We report a highly sensitive and selective “turn-on” fluorescent/colorimetric probe, 5-(pentafluorophenyl)dipyrrin (1), for selected transition metal ions in aqueous medium at biological pH. The limit of detection for Zn(II), Hg(II), Cu(II) and Ni(II) is found to be 0.18 μM, 0.28 μM, 13.01 μM and 18.31 μM respectively. The mechanism of complexation is confirmed as a 1 : 2 ratio of metal to ligand by Jobs plot analysis and mass spectrometry. The practical application of the probe in bioremediation of metal ions by B. subtilis (BS) and B. cereus (BC) is demonstrated and the tolerance level of these microorganisms against metal ions is identified. The emission peak centered at a long wavelength of 548 to 558 nm indicates the potential application of this probe in bio-imaging Zn(II) and Hg(II) by fluorescence microscopy. Thus, it is possible to track the ions absorbed by BS and BC.

Synthesis, structure, photophysical, electrochemical properties and antibacterial activity of brominated BODIPYs

A series of mono- and di-brominated BODIPYs (1–5) was synthesized and characterized with a view to study the performance of dyes towards antibacterial activity. Regioselective bromination at the 2- and 2,6-positions of the BODIPY core was achieved with quantitative yield. The bromination of meso-(4-hydroxyphenyl) BODIPY (5) yielded an unexpected dibromo derivative, where the bromine groups were installed at the 3,5-positions of the phenyl ring rather than the 2,6-positions of the BODIPY core, which is confirmed and supported by UV-visible, fluorescence, and 1H NMR spectroscopic analyses, electrochemical studies, and also by single crystal X-ray crystallography. We observed a red shift of ∼16 nm in the absorption and 20–29 nm in the emission spectra in CH2Cl2 for the installation of each bromine group at the BODIPY core. The small difference between the first reduction potentials of the parent and dibromo derivative (5 and 5b) reveal that dibromination does not occur on the pyrrolic moiety. The intermolecular interactions involving C⋯H, F⋯H, H⋯H, and Br⋯H are the key factors in stabilizing the molecular crystal packing. The antibacterial properties of these dyes were investigated and the brominated derivatives showed better antibacterial effects than their corresponding parent BODIPYs, particularly the unusual dibromo derivative, 5b.

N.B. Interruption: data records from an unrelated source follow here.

 __global__ __launch_bounds__(256) void split_planes_kernel(const float* __restrict__ x, long long ldx, int rows, int cols,
-                                                            unsigned short* __restrict__ out, int ldp, long long plane, int relu,
-                                                            float* colsum) {
-    extern __shared__ float sh_cols[];
-    const int cpr = ldp / 8;
-    const long long n = (long long)rows * cpr;
-    const long long stride = (long long)gridDim.x * blockDim.x;
-    float cs[8] = {0.f, 0.f, 0.f, 0.f, 0.f, 0.f, 0.f, 0.f};
-    const long long i0 = (long long)blockIdx.x * blockDim.x + threadIdx.x;
-    for (long long i = i0; i < n; i += stride) {
-        const int r = (int)(i / cpr), c = (int)(i % cpr) * 8;
-        float e[8];
-        if (c + 8 <= cols && ((ldx & 3) == 0) && ((((uintptr_t)x) & 15) == 0)) {
-            const float4 a = *reinterpret_cast<const float4*>(x + (long long)r * ldx + c);
-            const float4 b = *reinterpret_cast<const float4*>(x + (long long)r * ldx + c + 4);
-            e[0] = a.x; e[1] = a.y; e[2] = a.z; e[3] = a.w; e[4] = b.x; e[5] = b.y; e[6] = b.z; e[7] = b.w;
-        } else {
-#pragma unroll
-            for (int t = 0; t < 8; ++t) e[t] = (c + t < cols) ? x[(long long)r * ldx + c + t] : 0.f;
-        }
-        unsigned short h[8], m[8], l[8];
-#pragma unroll
-        for (int t = 0; t < 8; ++t) {
-            cs[t] += e[t];
-            pg_split3(relu ? fmaxf(e[t], 0.f) : e[t], h[t], m[t], l[t]);
-        }
-        unsigned short* o = out + (long long)r * ldp + c;
-        auto pack = [](const unsigned short* s) {
-            return make_uint4(s[0] | ((unsigned)s[1] << 16), s[2] | ((unsigned)s[3] << 16), s[4] | ((unsigned)s[5] << 16), s[6] | ((unsigned)s[7] << 16));
-        };
-        *reinterpret_cast<uint4*>(o) = pack(h);
-        *reinterpret_cast<uint4*>(o + plane) = pack(m);
-        *reinterpret_cast<uint4*>(o + 2 * plane) = pack(l);
-    }
-    if (colsum) {
-        for (int c = threadIdx.x; c < ldp; c += blockDim.x) sh_cols[c] = 0.f;
-        __syncthreads();
-        if (i0 < n) {
-            const int c = (int)(i0 % cpr) * 8;
-#pragma unroll
-            for (int t = 0; t < 8; ++t) atomicAdd(&sh_cols[c + t], cs[t]);
-        }
-        __syncthreads();
-        for (int c = threadIdx.x; c < cols; c += blockDim.x) {
-            const float v = sh_cols[c];
-            if (v != 0.f) unsafeAtomicAdd(colsum + c, v);
-        }
-    }
-}
-
-__global__ __launch_bounds__(256) void split_planes_pair_kernel(const float* __restrict__ x, long long ldx, int rows, int cols,
-                                                                 unsigned short* __restrict__ out, int ldp, long long plane,
-                                                                 const unsigned* amax, float* colsum) {
-    extern __shared__ float sh_cols[];
-    const float sc = amax ? vbg_pow2_scale(vbg_amax_read(amax)).x : 1.f;
-    float cs[8] = {0.f, 0.f, 0.f, 0.f, 0.f, 0.f, 0.f, 0.f};
-    const long long i0 = (long long)blockIdx.x * blockDim.x + threadIdx.x;
+                                                            unsigned short* __restrict__ out, int ldp, long long plane, int relu) {
     const int cpr = ldp / 8;
     const long long n = (long long)rows * cpr;
     const long long stride = (long long)gridDim.x * blockDim.x;
@@ -726,35 +700,83 @@
     for (long long i = (long long)blockIdx.x * blockDim.x + threadIdx.x; i < n; i += stride) {
         const int r = (int)(i / cpr), c = (int)(i % cpr) * 8;
         float e[8];
-        if (c + 8 <= cols && vec) {
-            const float4 a = *reinterpret_cast<const float4*>(x + (long long)r * ldx + c);
-            const float4 b = *reinterpret_cast<const float4*>(x + (long long)r * ldx + c + 4);
-            e[0] = a.x; e[1] = a.y; e[2] = a.z; e[3] = a.w; e[4] = b.x; e[5] = b.y; e[6] = b.z; e[7] = b.w;
-        } else {
-#pragma unroll
-            for (int t = 0; t < 8; ++t) e[t] = (c + t < cols) ? x[(long long)r * ldx + c + t] : 0.f;
-        }
-#pragma unroll
-        for (int t = 0; t < 8; ++t) { cs[t] += e[t]; e[t] *= sc; }
-        uint4 h, l;
-        pg_split2(e[0], e[1], h.x, l.x); pg_split2(e[2], e[3], h.y, l.y); pg_split2(e[4], e[5], h.z, l.z); pg_split2(e[6], e[7], h.w, l.w);
+        pg_load8(x, ldx, r, c, cols, vec, e);
+        pg_store8_bf16x3(e, relu, out + (long long)r * ldp + c, plane);
+    }
+}
+
+__global__ __launch_bounds__(256) void split_planes_pair_kernel(const float* __restrict__ x, long long ldx, int rows, int cols,
+                                                                 unsigned short* __restrict__ out, int ldp, long long plane,
+                                                                 const unsigned* amax) {
+    const float sc = amax ? vbg_pow2_scale(vbg_amax_read(amax)).x : 1.f;
+    const int cpr = ldp / 8;
+    const long long n = (long long)rows * cpr;
+    const long long stride = (long long)gridDim.x * blockDim.x;
+    const bool vec = ((ldx & 3) == 0) && ((((uintptr_t)x) & 15) == 0);
+    for (long long i = (long long)blockIdx.x * blockDim.x + threadIdx.x; i < n; i += stride) {
+        const int r = (int)(i / cpr), c = (int)(i % cpr) * 8;
+        float e[8];
+        pg_load8(x, ldx, r, c, cols, vec, e);
+        pg_store8_pair(e, sc, out + (long long)r * ldp + c, plane);
+    }
+}
+
+constexpr int SPLIT_CS_ROWS = 32, SPLIT_CS_UNROLL = 4;
+template <bool PAIR>
+__global__ __launch_bounds__(256) void split_planes_colsum_kernel(const float* __restrict__ x, long long ldx, int rows, int cols,
+                                                                   unsigned short* __restrict__ out, int ldp, long long plane,
+                                                                   const unsigned* amax, float* colsum, int rows_per_block) {
+    __shared__ float red[8][256 + 8];
+    const int tx = threadIdx.x & 31, ty = threadIdx.x >> 5;
+    const int c = ((int)blockIdx.x * 32 + tx) * 8;
+    const bool live = c < ldp;
+    const long long rb = (long long)blockIdx.y * rows_per_block;
+    const int r0 = (int)rb, r1 = (int)(rb + rows_per_block < rows ? rb + rows_per_block : rows);
+    const float sc = (PAIR && amax) ? vbg_pow2_scale(vbg_amax_read(amax)).x : 1.f;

χ(3) measurements of axial ligand modified high valent tin(IV) porphyrins using degenarete four wave mixing at 532nm

Porphyrins and metalloporphyrins are unique class of molecules for Nonlinear Optical applications because of their unique structure of altering the central metal atom, large extended π-system, high thermal stability, tunable shape, symmetry and synthetic versatility Here, we report χ(3) Measurements of a simple phenyl porphyrins and its highvalent tin(IV) porphyrins with Bromination characterized by UV-Visible spectroscopic method. In this study, we employed the Degenerate Four Wave Mixing technique using forward Boxcar geometry with an Nd:YAG nano second pulsed laser as source and it was found that the tin(IV) porphyrin with Bromination exhibits good χ(3) value and figure of merit.